» **WORK ITEM**
Could you report every line of the listing below that holds the word "overlap"?
________________
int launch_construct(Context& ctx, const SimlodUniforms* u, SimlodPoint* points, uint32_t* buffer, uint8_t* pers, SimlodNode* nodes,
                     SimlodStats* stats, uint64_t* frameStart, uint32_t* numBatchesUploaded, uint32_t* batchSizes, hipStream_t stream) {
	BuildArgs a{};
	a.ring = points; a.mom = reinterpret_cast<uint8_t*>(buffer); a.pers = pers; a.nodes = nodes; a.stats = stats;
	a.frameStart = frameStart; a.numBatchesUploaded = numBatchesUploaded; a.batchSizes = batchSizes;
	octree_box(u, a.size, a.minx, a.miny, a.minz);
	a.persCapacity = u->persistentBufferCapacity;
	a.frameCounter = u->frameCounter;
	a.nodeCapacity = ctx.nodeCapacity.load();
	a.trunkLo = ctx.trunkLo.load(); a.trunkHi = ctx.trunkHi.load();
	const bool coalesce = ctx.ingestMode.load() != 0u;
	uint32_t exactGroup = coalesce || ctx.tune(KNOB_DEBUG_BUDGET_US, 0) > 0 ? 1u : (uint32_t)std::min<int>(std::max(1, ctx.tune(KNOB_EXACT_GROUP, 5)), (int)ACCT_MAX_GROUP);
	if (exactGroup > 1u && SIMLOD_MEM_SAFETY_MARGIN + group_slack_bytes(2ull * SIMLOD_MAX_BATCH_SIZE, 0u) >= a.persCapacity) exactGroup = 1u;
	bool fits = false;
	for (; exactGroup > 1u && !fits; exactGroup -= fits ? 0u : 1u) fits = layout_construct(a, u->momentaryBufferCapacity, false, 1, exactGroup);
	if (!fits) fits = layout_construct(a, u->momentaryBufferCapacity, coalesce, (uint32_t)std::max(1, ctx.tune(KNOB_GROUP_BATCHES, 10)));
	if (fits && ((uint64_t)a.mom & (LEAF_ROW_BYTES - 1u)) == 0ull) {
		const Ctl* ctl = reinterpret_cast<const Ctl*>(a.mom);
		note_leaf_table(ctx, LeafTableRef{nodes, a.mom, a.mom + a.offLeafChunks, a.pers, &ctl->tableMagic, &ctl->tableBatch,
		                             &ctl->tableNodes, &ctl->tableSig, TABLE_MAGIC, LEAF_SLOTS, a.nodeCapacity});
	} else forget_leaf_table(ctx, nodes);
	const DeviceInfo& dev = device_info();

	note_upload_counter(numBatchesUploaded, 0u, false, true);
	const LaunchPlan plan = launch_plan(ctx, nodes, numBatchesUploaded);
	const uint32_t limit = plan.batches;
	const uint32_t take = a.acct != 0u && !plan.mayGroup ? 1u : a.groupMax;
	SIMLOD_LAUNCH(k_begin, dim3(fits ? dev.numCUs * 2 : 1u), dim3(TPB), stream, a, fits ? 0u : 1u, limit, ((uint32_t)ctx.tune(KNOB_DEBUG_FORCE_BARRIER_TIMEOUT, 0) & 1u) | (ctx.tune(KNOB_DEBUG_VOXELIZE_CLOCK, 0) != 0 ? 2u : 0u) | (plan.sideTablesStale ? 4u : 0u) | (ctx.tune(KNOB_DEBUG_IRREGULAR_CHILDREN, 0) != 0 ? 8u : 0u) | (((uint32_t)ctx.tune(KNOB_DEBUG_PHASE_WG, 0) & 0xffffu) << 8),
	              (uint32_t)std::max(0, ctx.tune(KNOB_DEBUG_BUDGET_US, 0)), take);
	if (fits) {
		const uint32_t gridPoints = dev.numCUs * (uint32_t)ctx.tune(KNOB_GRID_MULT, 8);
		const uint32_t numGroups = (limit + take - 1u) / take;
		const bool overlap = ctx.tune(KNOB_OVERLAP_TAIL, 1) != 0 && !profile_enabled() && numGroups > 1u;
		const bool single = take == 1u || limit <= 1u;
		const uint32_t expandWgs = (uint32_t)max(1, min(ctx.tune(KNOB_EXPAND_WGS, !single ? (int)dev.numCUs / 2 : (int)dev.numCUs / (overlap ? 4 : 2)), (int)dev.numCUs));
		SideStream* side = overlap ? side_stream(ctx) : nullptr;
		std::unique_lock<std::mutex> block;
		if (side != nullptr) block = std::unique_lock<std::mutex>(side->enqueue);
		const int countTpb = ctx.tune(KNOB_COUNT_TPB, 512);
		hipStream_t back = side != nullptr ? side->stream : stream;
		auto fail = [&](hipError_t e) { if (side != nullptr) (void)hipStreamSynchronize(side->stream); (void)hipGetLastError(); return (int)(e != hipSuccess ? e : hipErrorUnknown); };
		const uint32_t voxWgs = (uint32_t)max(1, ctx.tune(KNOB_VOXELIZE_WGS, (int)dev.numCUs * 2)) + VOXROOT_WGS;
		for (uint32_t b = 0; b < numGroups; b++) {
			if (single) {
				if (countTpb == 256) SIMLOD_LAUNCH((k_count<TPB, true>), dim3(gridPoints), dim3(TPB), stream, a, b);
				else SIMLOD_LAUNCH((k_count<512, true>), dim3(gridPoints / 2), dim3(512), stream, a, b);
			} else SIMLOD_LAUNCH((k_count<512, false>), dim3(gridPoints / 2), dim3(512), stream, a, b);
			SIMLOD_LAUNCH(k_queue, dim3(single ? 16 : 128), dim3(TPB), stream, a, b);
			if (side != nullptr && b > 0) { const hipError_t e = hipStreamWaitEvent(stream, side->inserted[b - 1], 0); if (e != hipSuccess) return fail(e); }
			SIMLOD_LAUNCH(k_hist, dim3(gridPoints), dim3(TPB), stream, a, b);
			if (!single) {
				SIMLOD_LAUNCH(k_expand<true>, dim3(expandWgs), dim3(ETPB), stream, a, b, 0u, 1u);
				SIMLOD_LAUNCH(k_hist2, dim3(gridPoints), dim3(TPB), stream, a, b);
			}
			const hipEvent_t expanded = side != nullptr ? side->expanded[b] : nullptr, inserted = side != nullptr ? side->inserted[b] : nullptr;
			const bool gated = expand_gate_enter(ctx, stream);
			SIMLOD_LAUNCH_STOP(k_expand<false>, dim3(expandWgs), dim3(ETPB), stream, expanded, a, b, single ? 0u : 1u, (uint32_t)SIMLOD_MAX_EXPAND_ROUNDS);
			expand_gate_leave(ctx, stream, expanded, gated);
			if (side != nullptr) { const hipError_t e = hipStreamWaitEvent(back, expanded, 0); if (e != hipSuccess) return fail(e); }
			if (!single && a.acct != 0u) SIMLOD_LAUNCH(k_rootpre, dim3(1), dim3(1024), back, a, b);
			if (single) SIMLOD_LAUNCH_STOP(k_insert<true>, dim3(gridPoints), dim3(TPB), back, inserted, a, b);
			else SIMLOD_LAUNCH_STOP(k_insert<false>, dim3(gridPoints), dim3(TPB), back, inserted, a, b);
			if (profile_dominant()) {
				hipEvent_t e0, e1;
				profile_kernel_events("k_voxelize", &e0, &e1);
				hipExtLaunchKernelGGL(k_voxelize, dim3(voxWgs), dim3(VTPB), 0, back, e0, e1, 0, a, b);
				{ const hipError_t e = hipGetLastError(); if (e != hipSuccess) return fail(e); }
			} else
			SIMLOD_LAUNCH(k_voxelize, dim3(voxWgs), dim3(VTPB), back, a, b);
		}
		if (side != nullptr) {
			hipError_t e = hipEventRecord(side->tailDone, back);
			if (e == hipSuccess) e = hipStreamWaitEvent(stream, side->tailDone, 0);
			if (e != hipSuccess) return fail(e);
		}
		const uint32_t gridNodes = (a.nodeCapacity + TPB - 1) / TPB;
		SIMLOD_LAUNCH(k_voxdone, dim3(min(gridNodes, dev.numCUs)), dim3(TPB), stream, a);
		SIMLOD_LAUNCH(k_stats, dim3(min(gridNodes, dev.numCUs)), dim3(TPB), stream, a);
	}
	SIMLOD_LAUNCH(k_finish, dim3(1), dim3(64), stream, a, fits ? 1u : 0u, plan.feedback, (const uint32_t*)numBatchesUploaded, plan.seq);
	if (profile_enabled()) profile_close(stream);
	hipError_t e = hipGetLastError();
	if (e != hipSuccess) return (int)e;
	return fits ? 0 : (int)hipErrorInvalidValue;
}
________________
» **RESPONSE TO THIS EXERCISE**
		const bool overlap = ctx.tune(KNOB_OVERLAP_TAIL, 1) != 0 && !profile_enabled() && numGroups > 1u;
		const uint32_t expandWgs = (uint32_t)max(1, min(ctx.tune(KNOB_EXPAND_WGS, !single ? (int)dev.numCUs / 2 : (int)dev.numCUs / (overlap ? 4 : 2)), (int)dev.numCUs));
		SideStream* side = overlap ? side_stream(ctx) : nullptr;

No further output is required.